Positivity is a great thing. I look to see the good in everything while also being sensitive to those who might not be able to see the positive at a particular moment. If you’ve got a friend who is struggling, you could even try saying, “I’ll carry the positivity for both of us” as a way to support them when they can’t support themselves.
“Everything is awesome in my life.”

PLEASE share your triumphs and your joys with the world. Don’t hide those things, we need more positivity in the world! But don’t be afraid to tell others when you have a bad day too. Being vulnerable is part of living authentically and it’s inevitable that even the positive people will have a bad day. Share your honest journey and people will feel like they can relate to you more because of it.
It’s about being supportive.
Ultimately, it’s about being there for people when they need it most in order to give them hope to keep going.
There are ways to share in a way that provides hope without the bad effects of positivity. We all go through tough times and instead of seeing positivity as a feel-good, happy-go-lucky approach to life, view it as a deeper awareness of the goodness and meaning in life that isn’t affected by changing circumstances.
Positivity is hope.
If you’ve fallen into extreme positivity, I hope the 5 bad effects of positivity will help you think twice before saying something you might regret later.
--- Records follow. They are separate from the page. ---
static int wino_adjoint(const clx_conv_desc* d, hipStream_t st) {
  CLX_REQUIRE(d->algo == CLX_ALGO_WINOGRAD4 && d->KH == 3 && d->KW == 3 && d->PH == 2 && d->PW == 2 && d->nsrc == 1 &&
                  ((d->KD == 1 && d->ID == 1 && d->PD == 0) || (d->KD == 3 && d->PD == 2)),
              "clx_conv_fwd(adjoint): a 3x3 (2-D) or 3x3x3 layer in its data-gradient form (padding 2) with "
              "CLX_ALGO_WINOGRAD4 only");
  CLX_REQUIRE(d->bias == nullptr && !d->relu && !d->accumulate && d->gate_out == nullptr,
              "clx_conv_fwd(adjoint): only the ReLU-gate epilogues (mask / mask_bits) exist");
  CLX_REQUIRE(d->N % 4 == 0 && d->src[0].C % 4 == 0, "clx_conv_fwd(adjoint): channel counts must be multiples of 4");
  const int OHf = d->IH, OWf = d->IW;
  const int th = (OHf + 3) / 4, tw = (OWf + 3) / 4;
  const int planes_dy = d->ID, planes_dx = d->ID + 2 * d->PD - (d->KD - 1);
  const long long Tdy = (long long)d->B * planes_dy * th * tw, Tdx = (long long)d->B * planes_dx * th * tw;
  const int Nf = d->src[0].C, Cp = d->N;
  const bool spx = wino_sp(d);
  const size_t need = spx ? (size_t)36 * (sp::planes_bytes(Tdx, Cp) + sp::planes_bytes(Tdy, Nf))
                          : (size_t)36 * (Tdx * Cp + Tdy * Nf) * sizeof(float);
  CLX_REQUIRE(d->workspace != nullptr && d->workspace_bytes >= need && ((uintptr_t)d->workspace & 15) == 0,
              "clx_conv_fwd(adjoint): needs the %zu workspace bytes of the layer's weight gradient (%zu given)", need,
              d->workspace_bytes);
  CLX_REQUIRE(d->mask_bits == nullptr || Cp % 32 == 0, "clx_conv_fwd(adjoint): mask_bits needs whole words per pixel");
  float* P = (float*)d->workspace;
  float* Mdy = P + (size_t)36 * Tdx * Cp;
  if (spx) {
    CLX_REQUIRE(d->wplanes != nullptr, "clx_conv_fwd(adjoint): precision f32x3bf16 needs wplanes");
    const char* Mp = (const char*)d->workspace + 36 * sp::planes_bytes(Tdx, Cp);
    clx_conv_desc ep = {};
    ep.out = P; ep.ld_out = Cp;
    const int rc = clx_sp_launch(Mp, d->wplanes, (int)Tdy, Cp, Nf, Tdy, 36, sp::planes_bytes(Tdy, Nf), sp::planes_bytes(Cp, Nf),
                                 Tdx * Cp, &ep, st);
    if (rc) return rc;
  } else {
  clx_conv_desc gd = {};
  gd.nsrc = 1;
  gd.src[0].ptr = Mdy; gd.src[0].C = Nf; gd.src[0].ld = Nf;
  gd.src[0].D = planes_dy; gd.src[0].H = 1; gd.src[0].W = th * tw;
  gd.src[0].fz = gd.src[0].fy = gd.src[0].fx = 1;
  gd.B = d->B; gd.ID = planes_dy; gd.IH = 1; gd.IW = th * tw;
  gd.KD = d->KD; gd.KH = gd.KW = 1; gd.PD = d->PD;
  gd.N = Cp; gd.wpack = d->wpack; gd.out = P; gd.ld_out = Cp;
  const int rc = clx_igemm_launch(&gd, 36, Tdy * Nf, (long long)Cp * d->KD * Nf, Tdx * Cp, st);
  if (rc) return rc;
  }
  const int IH = OHf + 2, IW = OWf + 2;
  const int nseg = ((IH + 3) / 4 + ADJ_SEG - 1) / ADJ_SEG;
  const long long total = (long long)d->B * planes_dx * nseg * ((IW + 3) / 4) * (Cp / 4);
  CLX_LAUNCH_KIND(CLX_PROF_WINO_TRANSFORM, wino_adjoint_output_kernel, dim3(grid_for(total, 256)), dim3(256), 0, st, P, Cp / 4,
                  d->B * planes_dx, th, tw, IH, IW, d->mask, d->ld_mask, d->mask_bits, d->ld_mask_bits, d->out, d->ld_out, Cp, total);
  CLX_CHECK_LAUNCH("clx_conv_fwd(winograd adjoint)");
  return CLX_OK;
}

int clx_wino_fwd(const clx_conv_desc* d, hipStream_t st) {
  if (d->adjoint) return wino_adjoint(d, st);
  CLX_REQUIRE(applicable(d), "clx_conv_fwd: Winograd does not apply to this geometry");
  const size_t need = clx_conv_workspace_bytes(d, CLX_PASS_FWD);
  CLX_REQUIRE(d->workspace != nullptr && d->workspace_bytes >= need && need > 0,
              "clx_conv_fwd: Winograd needs %zu workspace bytes (%zu given)", need, d->workspace_bytes);
  CLX_REQUIRE(((uintptr_t)d->workspace & 15) == 0 && ((uintptr_t)d->vcache & 15) == 0,
              "clx_conv_fwd: workspace / vcache must be 16-byte aligned");
  if (d->KH == 2) return wino_fwd_t<4, 2>(d, st);
  return tile_of(d) == 4 ? wino_fwd_t<4, 3>(d, st) : wino_fwd_t<2, 3>(d, st);
}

Supporting others during a painful time should be hopeful, which means we can’t run away from pain. We have to wait it out even while we look for a rainbow waiting on the other side of the storm clouds.
Let the hope of a rainbow give you the strength. There is meaning to our lives and when you find something meaningful to hold on to, you can ride out any storm. Find meaning outside of yourself. Hold on to anything that helps you see the bigger picture, even in those moments of struggle. And of course, be there for a friend when they are going through painful moments too.
Together, we can get through anything.